Relance du football congolais : cap sur la jeunesse et l’unité
La divergence ponctuelle entre le ministère et la fédération ne saurait occulter la tendance lourde vers laquelle convergent les stratégies officielles : la consolidation des compétitions de base, la professionnalisation de l’encadrement et l’émergence d’une économie du sport capable d’offrir des carrières solides aux jeunes. Dès septembre, la fédération prévoit de relancer la Ligue 1 en formule compacte, tandis que la Direction générale des Sports finalise un programme national d’infrastructures de proximité destiné aux quartiers périphériques de Brazzaville, Pointe-Noire et Dolisie.
Les Diables rouges version Chan constituent, de fait, la vitrine la plus visible de ce chantier. Leur performance sera scrutée comme un baromètre de la cohérence des réformes. Qu’ils franchissent ou non la phase de groupes, l’important sera de démontrer qu’un football apaisé, aligné sur les meilleures pratiques, peut contribuer à la cohésion nationale. Interrogé sur l’absence de tutelle fédérale à Dar es-Salaam, le sélectionneur national s’est voulu philosophe : « Le ballon, lui, ne connaît ni les chaises protocolaires ni les virgules des communiqués.
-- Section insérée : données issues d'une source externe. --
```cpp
int pxo_sg_shade_composite_train(const PxoCfg* cfg, const float* lobes, const float* raw_rgb, const float* raw_sigma,
                                 const float* z_vals, const float* directions, const float* viewdirs, const float* pixels,
                                 int64_t B, int S, float* comp_rgb, float* weights, float* ray_sse, float* d_raw_rgb,
                                 float* d_raw_sigma, int64_t n_sp, float* sp_exp, float* d_lobes, float* lobe_partials,
                                 void* stream) {
  PXO_TRY(validate_cfg(cfg));
  const int K = sh_dim(cfg->sh_deg);
  PXO_REQUIRE(lobes != nullptr, "pxo_sg_shade_composite_train: null lobes ([sg_dim,4] with sg_dim = (sh_deg+1)^2 = %d)", K);
  PXO_REQUIRE(d_lobes != nullptr && lobe_partials != nullptr,
              "pxo_sg_shade_composite_train: null d_lobes ([%d,4]) or lobe_partials (%d floats per %d rays)", K, 4 * K,
              PXO_SG_RAYS_PER_BLOCK);
  PXO_REQUIRE(B >= 0 && n_sp >= 0, "pxo_sg_shade_composite_train: bad sizes B=%lld n_sp=%lld", (long long)B, (long long)n_sp);
  hipStream_t s = (hipStream_t)stream;
  if (B == 0) return launch_fill(d_lobes, 4 * K, 0.f, s);
  PXO_REQUIRE(raw_rgb && raw_sigma && z_vals && directions && viewdirs && pixels && ray_sse && d_raw_rgb && d_raw_sigma &&
                  (n_sp == 0 || sp_exp),
              "pxo_sg_shade_composite_train: bad arguments");
  PXO_TRY(launch_shade_composite_train(cfg, raw_rgb, raw_sigma, z_vals, directions, viewdirs, pixels, B, S, comp_rgb, weights,
                                       ray_sse, d_raw_rgb, d_raw_sigma, n_sp, sp_exp, lobes, lobe_partials, s));
  return launch_sg_lobe_grad(lobe_partials, sg_ray_blocks(B), nullptr, 0, K, nullptr, 0.f, d_lobes, nullptr, nullptr, s);
}

int pxo_sg_train_fwd_bwd_bucketed(const PxoCfg* cfg, const float* params, const float* sg_params, const float* packed_fwd0,
                                  const float* packed_bwd0, const float* packed_fwd1, const float* packed_bwd1,
                                  const float* origins, const float* directions, const float* viewdirs, const float* pixels,
                                  int64_t B, int randomized, const float* t_rand, const float* u, const float* sp_points,
                                  uint64_t seed, float* grads, float* sg_grads, float* stats, void* ws, size_t ws_bytes,
                                  void* grads0_ready, void* stream) {
  PXO_REQUIRE(sg_params != nullptr, "pxo_sg_train_fwd_bwd: null sg_params ([3K]: sg_lambda [K], then sg_mu_spher [K,2])");
  PXO_REQUIRE(sg_grads != nullptr, "pxo_sg_train_fwd_bwd: null sg_grads ([3K])");
  return train_fwd_bwd_impl(cfg, params, packed_fwd0, packed_bwd0, packed_fwd1, packed_bwd1, origins, directions, viewdirs,
                            pixels, B, randomized, t_rand, u, sp_points, seed, grads, stats, ws, ws_bytes, grads0_ready, stream,
                            sg_params, sg_grads, nullptr, nullptr, "pxo_sg_train_fwd_bwd");
}

int pxo_sg_train_fwd_bwd(const PxoCfg* cfg, const float* params, const float* sg_params, const float* packed_fwd0,
                         const float* packed_bwd0, const float* packed_fwd1, const float* packed_bwd1, const float* origins,
                         const float* directions, const float* viewdirs, const float* pixels, int64_t B, int randomized,
                         const float* t_rand, const float* u, const float* sp_points, uint64_t seed, float* grads,
                         float* sg_grads, float* stats, void* ws, size_t ws_bytes, void* stream) {
  return pxo_sg_train_fwd_bwd_bucketed(cfg, params, sg_params, packed_fwd0, packed_bwd0, packed_fwd1, packed_bwd1, origins,
                                       directions, viewdirs, pixels, B, randomized, t_rand, u, sp_points, seed, grads, sg_grads,
                                       stats, ws, ws_bytes, nullptr, stream);
}

int pxo_train_fwd_bwd(const PxoCfg* cfg, const float* params, const float* packed_fwd0, const float* packed_bwd0,
                      const float* packed_fwd1, const float* packed_bwd1, const float* origins,
                      const float* directions, const float* viewdirs, const float* pixels, int64_t B, int randomized,
                      const float* t_rand, const float* u, const float* sp_points, uint64_t seed, float* grads,
                      float* stats, void* ws, size_t ws_bytes, void* stream) {
  return pxo_train_fwd_bwd_bucketed(cfg, params, packed_fwd0, packed_bwd0, packed_fwd1, packed_bwd1, origins, directions,
                                    viewdirs, pixels, B, randomized, t_rand, u, sp_points, seed, grads, stats, ws, ws_bytes,
                                    nullptr, stream);
}

int pxo_train_backward_work(const PxoCfg* cfg, int64_t B, void* ws, size_t ws_bytes, int64_t* live_chunks,
                            int64_t* total_chunks, void* stream) {
  PXO_TRY(validate_cfg(cfg));
  PXO_REQUIRE(B >= 1 && ws && live_chunks && total_chunks, "pxo_train_backward_work: bad arguments");
  Layout L;
  PXO_TRY(lay_out(cfg, B, ws, ws_bytes, true, false, false, "pxo_train_backward_work", L));
  const TrainWs& t = L.t;
  hipStream_t s = (hipStream_t)stream;
  const int64_t nc = (t.c.M + kLiveRows - 1) / kLiveRows, nf = cfg->num_fine_samples > 0 ? (t.f.M + kLiveRows - 1) / kLiveRows : 0;
  *total_chunks = nc + nf;
  unsigned int record = 0;
  if (hipMemcpyAsync(&record, t.scalars + kStepWordsAt, sizeof(record), hipMemcpyDeviceToHost, s) != hipSuccess ||
      hipStreamSynchronize(s) != hipSuccess) {
    set_error("pxo_train_backward_work: copy back failed");
    return PXO_ERR_HIP;
  }
  if (record == kStepRecordCulled) {
    set_error("pxo_train_backward_work: the last step on this workspace was pxo_train_fwd_bwd_culled, whose reverse pass ran on the "
              "live rows only (the chunk totals of the dense row count do not describe it; see its live_rows)");
    return PXO_ERR_ARG;
  }
  if ((record & ~1u) != kStepRecord) { set_error("pxo_train_backward_work: no pxo_train_fwd_bwd call has used this workspace"); return PXO_ERR_ARG; }
  if (!(record & 1u)) {
    *live_chunks = nc + nf;
    return PXO_OK;
  }
  unsigned long long* cnt = reinterpret_cast<unsigned long long*>(t.scalars + 96);
  if (hipMemsetAsync(cnt, 0, sizeof(unsigned long long), s) != hipSuccess) { set_error("hipMemsetAsync failed"); return PXO_ERR_HIP; }
  PXO_TRY(launch_count_live(t.c.live, nc, cnt, s));
  if (nf > 0) PXO_TRY(launch_count_live(t.f.live, nf, cnt, s));
  unsigned long long host = 0;
  if (hipMemcpyAsync(&host, cnt, sizeof(host), hipMemcpyDeviceToHost, s) != hipSuccess || hipStreamSynchronize(s) != hipSuccess) {
    set_error("pxo_train_backward_work: copy back failed");
    return PXO_ERR_HIP;
  }
  *live_chunks = (int64_t)host;
  return PXO_OK;
}

int pxo_event_create(void** event) {
  PXO_REQUIRE(event != nullptr, "pxo_event_create: NULL pointer");
  hipEvent_t e = nullptr;
  if (hipEventCreateWithFlags(&e, hipEventDisableTiming) != hipSuccess) { set_error("hipEventCreateWithFlags failed"); return PXO_ERR_HIP; }
  *event = (void*)e;
  return PXO_OK;
}
int pxo_event_destroy(void* event) {
  if (event && hipEventDestroy((hipEvent_t)event) != hipSuccess) { set_error("hipEventDestroy failed"); return PXO_ERR_HIP; }
  return PXO_OK;
}
int pxo_stream_wait_event(void* stream, void* event) {
  PXO_REQUIRE(event != nullptr, "pxo_stream_wait_event: NULL event");
  if (hipStreamWaitEvent((hipStream_t)stream, (hipEvent_t)event, 0) != hipSuccess) { set_error("hipStreamWaitEvent failed"); return PXO_ERR_HIP; }
  return PXO_OK;
}

int pxo_adam_pack_step(const PxoCfg* cfg, float* params, float* m, float* v, const float* grads, float lr, int64_t step,
                       float grad_scale, float* packed_fwd0, float* packed_bwd0, float* packed_fwd1, float* packed_bwd1,
                       void* stream) {
  PXO_TRY(validate_cfg(cfg));
  PXO_REQUIRE(params && m && v && grads && step >= 0 && packed_fwd0 && packed_fwd1, "pxo_adam_pack_step: bad arguments");
  PXO_REQUIRE((packed_bwd0 != nullptr) == (packed_bwd1 != nullptr), "pxo_adam_pack_step: both backward images or none");
  if (cfg->mlp_precision != PXO_MLP_F32) {
    if (cfg->mlp_precision == PXO_MLP_BF16X3 && packed_bwd0) {
      set_error("pxo_adam_pack_step: the bf16x3 images are forward-only (packed_bwd must be NULL)");
      return PXO_ERR_UNSUPPORTED;
    }
    const int64_t n_mlp = mlp_param_count(cfg->sh_deg);
    PXO_TRY(launch_adam(params, m, v, grads, 2 * n_mlp, lr, step, grad_scale, (hipStream_t)stream));
    PXO_TRY(launch_pack(cfg, params, packed_fwd0, packed_bwd0, (hipStream_t)stream));
    return launch_pack(cfg, params + n_mlp, packed_fwd1, packed_bwd1, (hipStream_t)stream);
  }
  return launch_adam_pack(cfg, params, m, v, grads, lr, step, grad_scale, packed_fwd0, packed_bwd0, packed_fwd1,
                          packed_bwd1, (hipStream_t)stream);
}

int pxo_occupy_cus(int blocks, int threads, float micros, int lds_bytes, void* stream) {
  PXO_REQUIRE(blocks >= 1 && blocks <= 4096 && threads >= 64 && threads <= 1024 && threads % 64 == 0 && micros >= 0.f &&
                  micros <= 1e6f && lds_bytes >= 0 && lds_bytes <= 65536,
              "pxo_occupy_cus: bad arguments (blocks %d, threads %d, micros %g, lds_bytes %d)", blocks, threads, (double)micros,
              lds_bytes);
  int dev = 0, khz = 0;
  if (hipGetDevice(&dev) != hipSuccess || hipDeviceGetAttribute(&khz, hipDeviceAttributeWallClockRate, dev) != hipSuccess || khz <= 0)
    khz = 100000;
  const long long ticks = (long long)((double)micros * 1e-3 * (double)khz);
  hipLaunchKernelGGL(occupy_kernel, dim3(blocks), dim3(threads), (size_t)lds_bytes, (hipStream_t)stream, ticks);
  return check_launch("occupy_cus");
}

int pxo_profile_enable(int tag_mask) {
  PXO_REQUIRE(tag_mask >= 0 && tag_mask < (1 << PXO_PROF_NUM_TAGS), "pxo_profile_enable: mask %d has bits beyond the %d tags",
              tag_mask, PXO_PROF_NUM_TAGS);
  g_prof_mask = (unsigned)tag_mask;
  return PXO_OK;
}

int pxo_profile_read(int tag, int64_t* launches, double* total_ms, int64_t* total_rows) {
  PXO_REQUIRE(tag >= 0 && tag < PXO_PROF_NUM_TAGS && launches && total_ms && total_rows, "pxo_profile_read: bad arguments");
  int64_t n = 0, rows = 0;
  double ms = 0.0;
  std::vector<ProfRecord> keep;
  for (auto& r : g_prof) {
    if (r.tag != tag) { keep.push_back(r); continue; }
    float t = 0.f;
    if (hipEventSynchronize(r.b) == hipSuccess && hipEventElapsedTime(&t, r.a, r.b) == hipSuccess) {
      ++n; ms += t; rows += r.rows;
    }
    (void)hipEventDestroy(r.a);
    (void)hipEventDestroy(r.b);
  }
  g_prof.swap(keep);
  *launches = n; *total_ms = ms; *total_rows = rows;
  return PXO_OK;
}

int pxo_eval_points(const PxoCfg* cfg, const float* packed_fwd, const float* points, int64_t N, float* raw_rgb,
                    float* raw_sigma, void* stream) {
  PXO_TRY(validate_cfg(cfg));
  if (N == 0) return PXO_OK;
  PXO_REQUIRE(N >= 0 && packed_fwd && points && raw_sigma, "pxo_eval_points: bad arguments");
  return launch_mlp_fwd(cfg, packed_fwd, points, N, raw_rgb, raw_sigma, nullptr, nullptr, nullptr,
                        (hipStream_t)stream);
}

int pxo_grid_sigma(const PxoCfg* cfg, const float* packed_fwd, int reso, int x0, int x1, const float offset[3],
                   const float scale[3], float* sigma_out, void* stream) {
  PXO_TRY(validate_cfg(cfg));
  PXO_REQUIRE(reso >= 1 && x0 >= 0 && x1 >= x0 && x1 <= reso, "pxo_grid_sigma: bad slab [%d,%d) of %d", x0, x1, reso);
  if (x1 == x0) return PXO_OK;
  PXO_REQUIRE(packed_fwd && offset && scale && sigma_out, "pxo_grid_sigma: NULL pointer");
  return launch_mlp_fwd_grid(cfg, packed_fwd, reso, x0, x1, offset, scale, sigma_out, (hipStream_t)stream);
}

}
```

### plenoctree_amd/csrc/pxo_common.h

```cpp
#pragma once
#include <hip/hip_runtime.h>
#include <stdint.h>
#include <stddef.h>
#include "../../include/plenoctree_hip.h"

typedef float f32x4 __attribute__((ext_vector_type(4)));
typedef float f32x16 __attribute__((ext_vector_type(16)));

namespace pxo {

constexpr int kW = PXO_NET_WIDTH;
constexpr int kDepth = PXO_NET_DEPTH;
constexpr int kEnc = PXO_ENC_DIM;
constexpr int kEncPad = PXO_ENC_PAD;
constexpr int kTM = 128;
constexpr int kMlpThreads = 512;
constexpr int kMlpWgPerCu = 1;
constexpr int kLDA = 260;
constexpr int kMlpWaves = kMlpThreads / 64;
constexpr int kMaskWords = (kTM / 32) * (8 / kMlpWaves) * 16 / 32;
constexpr int kMaxMlpGrid = 1024;
constexpr int kLiveRows = 16;
constexpr int kMaxLiveChunks = 2048;

__host__ __device__ inline int sh_dim(int deg) { return (deg + 1) * (deg + 1); }
__host__ __device__ inline int rgb_channels(int deg) { return 3 * sh_dim(deg); }
__host__ __device__ inline int head_blocks(int deg) { return (rgb_channels(deg) + 1 + 31) / 32; }

__host__ __device__ inline int layer_in(int l) {
  return l == 0 ? kEnc : (l == 5 ? kW + kEnc : kW);
}
__host__ __device__ inline int layer_out(int l, int deg) {
  return l < 8 ? kW : (l == 8 ? 1 : rgb_channels(deg));
}
__host__ __device__ inline int64_t leaf_kernel_off(int l, int deg) {
  int64_t off = 0;
  for (int i = 0; i < l; ++i) off += (int64_t)layer_in(i) * layer_out(i, deg) + layer_out(i, deg);
  return off;
}
__host__ __device__ inline int64_t leaf_bias_off(int l, int deg) {
  return leaf_kernel_off(l, deg) + (int64_t)layer_in(l) * layer_out(l, deg);
}
__host__ __device__ inline int64_t mlp_param_count(int deg) { return leaf_kernel_off(10, deg); }

__host__ __device__ inline int64_t packed_index(int k, int n, int ncb) {
  int g = k >> 3, kk = k & 7;
  int lane = ((kk >> 2) << 5) | (n & 31);
  return (((int64_t)g * ncb + (n >> 5)) * 64 + lane) * 4 + (kk & 3);
}
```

Il roule pour qui joue juste. »
Au-delà de la formule, le rendez-vous tanzanien offre au football congolais l’occasion d’articuler ses ambitions sportives avec le vivre-ensemble cher aux autorités. La fenêtre médiatique qu’ouvrira le Chan 2024 sera, espérons-le, le prélude à une saison 2024-2025 plus dense, plus inclusive et plus prospère pour toute une génération qui n’attend qu’un signal pour croire, enfin, que le football peut redevenir un horizon partagé.